I am running SMF 2.0.2 and have added a single IP ban for "220.250.58.*"
This seems to work. However, looking at the ban log other IP's are banned as well:
119.6.72.131 Today at 08:19:16 AM
114.79.129.6 Today at 08:19:06 AM
220.250.58.171 Today at 08:19:02 AM
220.250.58.170 Today at 07:48:52 AM
220.250.58.172 Today at 06:42:23 AM
129.219.36.184 Today at 06:04:12 AM
220.250.58.170 Today at 06:04:10 AM
122.144.3.198 Today at 06:01:54 AM
125.39.66.151 Today at 06:01:32 AM
220.250.58.172 Today at 06:01:07 AM
41.73.2.36 Today at 05:02:02 AM
220.250.58.171 Today at 05:02:00 AM
221.7.215.248 Today at 12:55:29 AM
221.7.215.248 Today at 12:54:34 AM
220.250.58.170 Today at 12:54:32 AM
220.250.58.172 Today at 12:44:37 AM
Why are these other IP's triggering this ban?
TIA for any insight into this.
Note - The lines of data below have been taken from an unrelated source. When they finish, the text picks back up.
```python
_lib = None


class HipLibraryError(RuntimeError):
    pass


def load():
    global _lib, LIB_PATH
    if _lib is None:
        if os.environ.get("IRM_HIP_LIB"):
            LIB_PATH = os.path.abspath(os.environ["IRM_HIP_LIB"])
        if not os.path.exists(LIB_PATH):
            raise HipLibraryError(
                f"{LIB_PATH} not found: build it with `python -c 'import __graft_entry__ as g; g.build()'` "
                "(make -C image-restoration-models_amd/csrc).  There is no CPU fallback.")
        lib = C.CDLL(LIB_PATH)
        for name, argtypes in {**SIGNATURES, **SIGNATURES_HALF, **SIGNATURES_FRAMES, **SIGNATURES_GRAM,
                               **SIGNATURES_YUV}.items():
            fn = getattr(lib, name)
            fn.argtypes = argtypes
            fn.restype = _I
        _lib = lib
    return _lib


def _stream() -> int:
    return torch.cuda.current_stream().cuda_stream


def ptr(t):
    if t is None:
        return None
    if isinstance(t, int):
        return t
    assert t.is_cuda, "HIP kernels need device tensors"
    return t.data_ptr()


def call(name: str, *args):
    rc = getattr(load(), name)(*args, _stream())
    if rc != 0:
        raise HipLibraryError(f"{name} failed with status {rc} "
                              f"({'invalid arguments' if rc == -1 else 'HIP launch error'})")



def pack_gemm_weight(w: torch.Tensor) -> torch.Tensor:
    w = w.detach().reshape(w.shape[0], -1).float()
    m, k = w.shape
    mt, ks = (m + 15) // 16, 4 * ((k + 15) // 16)
    wpad = torch.zeros(mt * 16, ks * 4, dtype=torch.float32, device=w.device)
# ... 402 lines not shown
```

### image-restoration-models_amd/csrc/conv3x3_f16.hip

```cpp
#include "conv_epilogue.h"


#define CF_TH 8
#define CF_TW IRM_CONV_TW
#define CF_PLANE 400
#define CF_HC 34
#define CF_NP 340
#define CF_PXB 160
#define CF_RAWB (7 * 512 * 16)
#define CF_IMGB (CF_NP * CF_PXB)
#define CF_NRAW 7


__device__ __forceinline__ float cf_res(float v, float r, int mode) {
    if (mode == 1) return v + r;
    if (mode == 2) return r - v;
    return fminf(fmaxf(tanhf(v) + r, -1.0f), 1.0f);
}

struct ConvF16Args {
    const float* Wp;
    const float* X; long x_bs;
    float* Y; long y_bs;
    const float* R; long r_bs;
    const float* bias;
    int Ci, Co, H, W, mtiles, S;
    int relu1, res_mode, relu2, store_mode, tiles_x;
    float inv_s;
    float slope;
    int ps_r;
};
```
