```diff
+                flow_layer<1, FE_ELU, false, false, false, true, PERH, false, GP, NW>(c, 4, L(a.pz0), FB_ZC, L(a.pz0), 0, zb, hb, FB_Q1, w1, L(a.pz1), wa, gq, zero4, f_d0, &c.fd0, FlowNext{FB_Q1, 5, hb, hb, nullptr, 0});
                 flow_layer<PERH, FE_ELU, false, false, true, true, PERH, false, -2, NW>(c, 5, L(a.pz1), FB_Q1, L(a.pz1), 0, hb, hb, FB_Q2, wa, L(a.pz2), wb, gq);
                 if (FILL) {
                     FlowLin d0 = L(a.dec0z);
                     d0.bias = a.dec0h.bias;
                     flow_layer<PERH, FE_ELU, false, false, true, true, PERH, false, -2, NW>(c, 6, L(a.pz2), FB_Q2, L(a.pz2), 0, hb, hb, FB_Q3, wb, d0, wa, gq);
-                    flow_layer<PERH, FE_ELU, false, false, true, !P8, PERH, false, G0, NW>(c, 7, d0, FB_Q3, d0, 0, hb, hb, FB_D1, wa, L(a.dec1), wb, gq, c.fd0, f_iz, &c.fgi[0]);
+                    flow_layer<PERH, FE_ELU, false, false, true, !P8, PERH, false, G0, NW>(c, 7, d0, FB_Q3, d0, 0, hb, hb, FB_D1, wa, L(a.dec1), wb, gq, c.fd0, f_iz, &c.fgi[0], n8);
                 } else {
                     flow_layer<PERH, FE_ELU, false, false, true, true, PERH, false, -2, NW>(c, 6, L(a.pz2), FB_Q2, L(a.pz2), 0, hb, hb, FB_Q3, wb, L(a.dec0h), wa, gq);
                     flow_layer<PERH, FE_ELU, true, false, true, true, PERH, false, -2, NW>(c, 7, L(a.dec0h), FB_H, L(a.dec0z), FB_Q3, hb, hb, FB_D1, wa, L(a.dec1), wb, gq);
                 }
-                flow_layer<PERH, FE_ELU, false, false, true, !P9, PERH, false, G1, NW>(c, 8, L(a.dec1), FB_D1, L(a.dec1), 0, hb, hb, FB_D2, w8, L(a.dec2), wa, gq, zero4, f_iz, &c.fgi[1]);
+                flow_layer<PERH, FE_ELU, false, false, true, !P9, PERH, false, G1, NW>(c, 8, L(a.dec1), FB_D1, L(a.dec1), 0, hb, hb, FB_D2, w8, L(a.dec2), wa, gq, zero4, f_iz, &c.fgi[1], n9);
                 if (folded) {
-                    flow_layer<PERH, FE_ELU_KEEP, false, false, true, true, PERH, false, G2, NW>(c, 9, L(a.dec2), FB_D2, L(a.dec2), 0, hb, hb, FB_D3, w9, L(a.pxc), wb, gq, zero4, f_iz, &c.fgi[2]);
+                    flow_layer<PERH, FE_ELU_KEEP, false, false, true, true, PERH, false, G2, NW>(c, 9, L(a.dec2), FB_D2, L(a.dec2), 0, hb, hb, FB_D3, w9, L(a.pxc), wb, gq, zero4, f_iz, &c.fgi[2], n11);
                     flow_layer<PERH, FE_ELU, false, false, true, !P12, PERH, false, -2, NW>(c, 11, L(a.pxc), FB_D3, L(a.pxc), 0, hb, hb, FB_G1, wb, L(a.px1), wa, gq);
                 } else {
                     flow_layer<PERH, FE_ELU, false, false, true, false, PERH, false, G2, NW>(c, 9, L(a.dec2), FB_D2, L(a.dec2), 0, hb, hb, FB_D3, w9, L(a.dec2), wb, gq, zero4, f_iz, &c.fgi[2]);
                     flow_layer<PERH, FE_MEL, false, false, false, false, PERH, false, -2, NW>(c, 10, L(a.dec3), FB_D3, L(a.dec3), 0, hb, xb, FB_DN, wa, L(a.dec3), wb, gq);
                 }
             } else {
-                flow_layer<PERH, FE_ELU, false, true, true, !P8, PERH, false, G0, NW>(c, 7, L(a.dec0h), FB_H, L(a.dec0h), 0, hb, hb, FB_D1, wa, L(a.dec1), wb, gq, zero4, f_hh, &c.fgh[0]);
-                flow_layer<PERH, FE_ELU, false, false, true, !P9, PERH, true, G1, NW>(c, 8, L(a.dec1), FB_D1, L(a.dec1), 0, hb, hb, FB_D2, w8, L(a.dec2), wa, gq, zero4, f_hh, &c.fgh[1]);
+                flow_layer<PERH, FE_ELU, false, true, true, !P8, PERH, false, G0, NW>(c, 7, L(a.dec0h), FB_H, L(a.dec0h), 0, hb, hb, FB_D1, wa, L(a.dec1), wb, gq, zero4, f_hh, &c.fgh[0], n8);
+                flow_layer<PERH, FE_ELU, false, false, true, !P9, PERH, true, G1, NW>(c, 8, L(a.dec1), FB_D1, L(a.dec1), 0, hb, hb, FB_D2, w8, L(a.dec2), wa, gq, zero4, f_hh, &c.fgh[1], n9);
                 if (folded) {
-                    flow_layer<PERH, FE_ELU_KEEP, false, false, true, true, PERH, false, G2, NW>(c, 9, L(a.dec2), FB_D2, L(a.dec2), 0, hb, hb, FB_D3, w9, L(a.pxc), wb, gq, zero4, f_hh, &c.fgh[2]);
+                    flow_layer<PERH, FE_ELU_KEEP, false, false, true, true, PERH, false, G2, NW>(c, 9, L(a.dec2), FB_D2, L(a.dec2), 0, hb, hb, FB_D3, w9, L(a.pxc), wb, gq, zero4, f_hh, &c.fgh[2], n11);
                     flow_layer<PERH, FE_ELU, false, false, true, !P12, PERH, false, -2, NW>(c, 11, L(a.pxc), FB_D3, L(a.pxc), 0, hb, hb, FB_G1, wb, L(a.px1), wa, gq);
                 } else {
                     flow_layer<PERH, FE_ELU, false, false, true, false, PERH, false, G2, NW>(c, 9, L(a.dec2), FB_D2, L(a.dec2), 0, hb, hb, FB_D3, w9, L(a.dec2), wb, gq, zero4, f_hh, &c.fgh[2]);
```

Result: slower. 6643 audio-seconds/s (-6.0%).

I don't want to be banning other people.
- Phil
Do you have any mod installed? Any anti-spam mod?
Obvious question: are you sure you don't have any other trigger in any other ban?
I have no mods installed.
No other triggers are set. This is my first ban and I only entered this single IP.
If it helps, here is one of the log entries:
Guest
119.6.72.131
Today at 08:19:16 AM
0a772f3101e4d0ec0d30f8e6b1b6f192
Type of error: User
http://u88.n24.queensu.ca/exiftool/forum/index.php?action=registerSorry Guest, you are banned from using this forum!
spam
This ban is not set to expire.
And here is the ban entry:
Banned entity Hits Actions
IP: 220.250.58.* 48 Modify
[Add ban trigger]
Edit: For now I have changed this ban to trigger on the individual IP's 220.250.58.170, 220.250.58.171 and 220.250.58.172. We'll see how this goes.
The ban check is performed on both: $_SERVER['REMOTE_ADDR'] and $_SERVER['BAN_CHECK_IP'] (that can be $_SERVER['REMOTE_ADDR'] or $_SERVER['HTTP_CLIENT_IP'] or something slightly different.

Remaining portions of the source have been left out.